@@ -844,25 +850,38 @@
   const int wcol = 32 * wave;
   const int lrow = tid / TPR, lpart = tid % TPR;
 
+  constexpr bool SEG = ROWS == 1 && RTW == RT;
   const int logical = xcd_remap(blockIdx.x, g.ntiles);
-  const int per = g.nt[0] + g.nt[1];
-  const int n = logical / per;
-  const int rem = logical - n * per;
-  const int side = rem >= g.nt[0];
-  const int t_idx = side ? rem - g.nt[0] : rem;
+  const EncTile et = enc_tile(g, logical, RTW);
+  const int n = et.n, side = et.side, t_idx = et.t;
   const int L = g.L[side];
   const int l0 = t_idx * RTW;
-  const int nvalid = min(RTW, L - l0);
+  const int nvalid = et.nv;
   const size_t row_base = (size_t)g.row0[side] + (size_t)n * L + l0;
   const int slot = g.tile0[side] + n * g.nt[side] + t_idx;
   const size_t qrow_base = (size_t)slot * RTW;
   const bool nchw = !HAS_B && p.feat_nchw[0] != nullptr;
+  const EncSegs sg = enc_segs(g, et, RTW);
+  const bool pairB = SEG && et.nvb > 0;
+  const int sideB = sg.side[1], LB = sideB ? g.L[1] : g.L[0], slotB = sg.slot[1];
+  const int b0 = et.b0;
+  const int nvt = SEG ? b0 + et.nvb : nvalid;
+  auto seg_b = [&](int r) { return SEG && r >= b0; };
+  auto row_valid = [&](int r) { return SEG ? seg_row_valid(sg, r) : r < nvalid; };
+  auto xrow = [&](int r) -> size_t {
+    if constexpr (!SEG) return row_base + min(r, nvalid - 1);
+    else return (seg_b(r) ? (size_t)(sideB ? g.row0[1] : g.row0[0]) + (size_t)n * LB : (size_t)g.row0[side] + (size_t)n * L) +
+                seg_image_row(sg, r);
+  };
+  auto prow = [&](int r) -> int {
+    if constexpr (!SEG) return g.prow0[side] + l0 + min(r, nvalid - 1);
+    else return (seg_b(r) ? (sideB ? g.prow0[1] : g.prow0[0]) : g.prow0[side]) + seg_image_row(sg, r);
+  };
   ws.set_rows(nvalid);
   ws.set_lane(lane);
 
   stage_ln_params<THREADS, HAS_B, TAIL>(lnp_s, p, tid);
-  const f32x4* pos = reinterpret_cast<const f32x4*>(
-                         p.pos + (size_t)(g.prow0[side] + l0 + min(lrow, nvalid - 1)) * C) + lpart;
+  const f32x4* pos = reinterpret_cast<const f32x4*>(p.pos + (size_t)prow(lrow) * C) + lpart;
 
   f32x16 xacc[NMT];
   PHASE_STAMP(p, 0);
@@ -871,13 +890,15 @@
   if (HAS_B) {
     const int ss = p.b_cross ? 1 - side : side;
     const int S_len = g.L[ss];
-    const int nts = p.kv_reduced ? 1 : g.nt[ss];
-    const int src_slot0 = p.kv_reduced ? ss * g.N + n : g.tile0[ss] + n * g.nt[ss];
-
-    f32x4 kvB[4];
-#pragma unroll
-    for (int q = 0; q < 4; ++q) kvB[q] = f32x4{0.f, 0.f, 0.f, 0.f};
-    {
+    const int ssB = p.b_cross ? 1 - sideB : sideB;
+    const int S_lenB = ssB ? g.L[1] : g.L[0];
+
+    auto reduce_state = [&](int src, f32x4 (&kvB)[4], float* ks_dst) {
+      const int nt_src = src ? g.nt[1] : g.nt[0];
+      const int nts = p.kv_reduced ? 1 : nt_src;
+      const int src_slot0 = p.kv_reduced ? src * g.N + n : (src ? g.tile0[1] : g.tile0[0]) + n * nt_src;
+#pragma unroll
+      for (int q = 0; q < 4; ++q) kvB[q] = f32x4{0.f, 0.f, 0.f, 0.f};
       constexpr int KVR = 7;
       const unsigned ln = lane, kl = tid & (C - 1);
       const f32x4* kvp = reinterpret_cast<const f32x4*>(p.kv_in) + ((size_t)src_slot0 * NH + wave) * 256;
@@ -906,8 +927,11 @@
             ks += kt[u];
           }
       }
-      if (tid < C) ksum_s[tid] = ks;
-    }
+      if (tid < C) ks_dst[tid] = ks;
+    };
+    f32x4 kvB[4], kvB2[4];
+    reduce_state(ss, kvB, ksum_s);
+    if constexpr (SEG) reduce_state(ssB, kvB2, ksum_s + C);
     ws.template prime<C, P_MERGE, SP::MERGE>(p.b.wmerge, p.b.wmerge_l, wave, 0, lane);
     f32x4 qfrag[NMT][4];
     {
@@ -919,7 +943,7 @@
     }
 #pragma unroll
     for (int mt = 0; mt < NMT; ++mt) {
-      const float* xr = p.x + (row_base + min(32 * mt + col, nvalid - 1)) * C + wcol + 4 * half;
+      const float* xr = p.x + xrow(32 * mt + col) * C + wcol + 4 * half;
 #pragma unroll
       for (int g4 = 0; g4 < 4; ++g4) {
         const f32x4 v = *reinterpret_cast<const f32x4*>(xr + 8 * g4);
@@ -930,7 +954,45 @@
     __syncthreads();
     PHASE_STAMP(p, 1);
 
-    {
+    if constexpr (SEG) {
+      static_assert(!SEG || gm_f16_range(MODE), "two-segment body: split mode");
+      auto apply = [&](const f32x4 (&kv)[4], const float* ks_row, int s_len, f32x16& macc, float& zs) {
+        f32x4 kvh[2], kvl[2], ksh[2], ksl[2];
+        const float inv_S = 1.0f / (float)s_len;
+#pragma unroll
+        for (int s2 = 0; s2 < 2; ++s2) {
+          split8(kv[2 * s2], kv[2 * s2 + 1], kvh[s2], kvl[s2], rg);
+          const float* kr = ks_row + wave * HD + 4 * half + 16 * s2;
+          split8(*reinterpret_cast<const f32x4*>(kr) * inv_S, *reinterpret_cast<const f32x4*>(kr + 8) * inv_S,
+                 ksh[s2], ksl[s2], rg);
+        }
+        f32x16 zacc = {0}, c1 = {0}, cz = {0};
+        macc = f32x16{0};
+#pragma unroll
+        for (int s2 = 0; s2 < 2; ++s2) {
+          const f32x4 qh = qfrag[0][2 * s2], ql = qfrag[0][2 * s2 + 1];
+          mma16_split3(kvh[s2], kvl[s2], qh, ql, macc, c1);
+          mma16_split3(ksh[s2], ksl[s2], qh, ql, zacc, cz);
+        }
+#pragma unroll
+        for (int r = 0; r < 16; ++r) macc[r] = fmaf(c1[r], SPLIT_INV, macc[r]);
+        zacc[0] = fmaf(cz[0], SPLIT_INV, zacc[0]);
+        const float zdot = zacc[0] * (float)s_len;
+        zs = (float)s_len / (zdot + ATTN_EPS);
+      };
+      f32x16 macc, maccB;
+      float zs, zsB;
+      apply(kvB, ksum_s, S_len, macc, zs);
+      apply(kvB2, ksum_s + C, S_lenB, maccB, zsB);
+      const bool lane_b = col >= b0;
+      zs = lane_b ? zsB : zs;
+#pragma unroll
+      for (int r = 0; r < 16; ++r) macc[r] = lane_b ? maccB[r] : macc[r];
+#pragma unroll
+      for (int g4 = 0; g4 < 4; ++g4)
+        P1.put4(col, wcol + 8 * g4 + 4 * half,
+                f32x4{macc[4 * g4] * zs, macc[4 * g4 + 1] * zs, macc[4 * g4 + 2] * zs, macc[4 * g4 + 3] * zs});
+    } else {
       f32x4 kvh[2], kvl[2], ksh[2], ksl[2];
       const float inv_S = 1.0f / (float)S_len;
       (void)inv_S;
@@ -1074,14 +1136,27 @@
 #pragma unroll
     for (int i = 0; i < RTW / 8; ++i) {
       const int r = wave + 8 * i;
-      if (r < nvalid)
-        store16(p.x + (row_base + r) * C, 16u * (unsigned)lane,
+      if (row_valid(r))
+        store16(p.x + (SEG ? xrow(r) : row_base + r) * C, 16u * (unsigned)lane,
                                     *reinterpret_cast<const f32x4*>(Xf + r * LDA + 4 * lane));
     }
     PHASE_STAMP(p, 8);
     if (TAIL == 2) { range_report<MODE>(rg, p.flags); return; }
   } else {
-    if (nchw) {
+    if (nchw && SEG) {
+      constexpr int CG = THREADS / RTW;
+      const int r = tid % RTW, cg = tid / RTW;
+      const bool sb = seg_b(r);
+      const int li = seg_image_row(sg, r), Ls = sb ? LB : L;
+      const float* fs = (sb ? (sideB ? p.feat_nchw[1] : p.feat_nchw[0]) + (size_t)n * C * LB : p.feat_nchw[side] + (size_t)n * C * L) + li;
+      const float* qs = (sb ? (sideB ? p.pos_nchw[1] : p.pos_nchw[0]) : p.pos_nchw[side]) + li;
+#pragma unroll
+      for (int i = 0; i < C / CG; ++i) {
+        const int c = cg + CG * i;
+        R1f[r * LDA + c] = fs[(size_t)c * Ls];
+        R2f[r * LDA + c] = qs[(size_t)c * Ls];
+      }
+    } else if (nchw) {
       load_tile_nchw<THREADS, RTW>(R1f, p.feat_nchw[side] + (size_t)n * C * L + l0, L, nvalid, tid);
       load_tile_nchw<THREADS, RTW>(R2f, p.pos_nchw[side] + l0, L, nvalid, tid);
     } else {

----

▶ _Exercise instructions_
Only lines containing the string "lrow" are needed. Pull each of them out of the records above.

▶ _Result for this task_
   const int lrow = tid / TPR, lpart = tid % TPR;
-                         p.pos + (size_t)(g.prow0[side] + l0 + min(lrow, nvalid - 1)) * C) + lpart;
+  const f32x4* pos = reinterpret_cast<const f32x4*>(p.pos + (size_t)prow(lrow) * C) + lpart;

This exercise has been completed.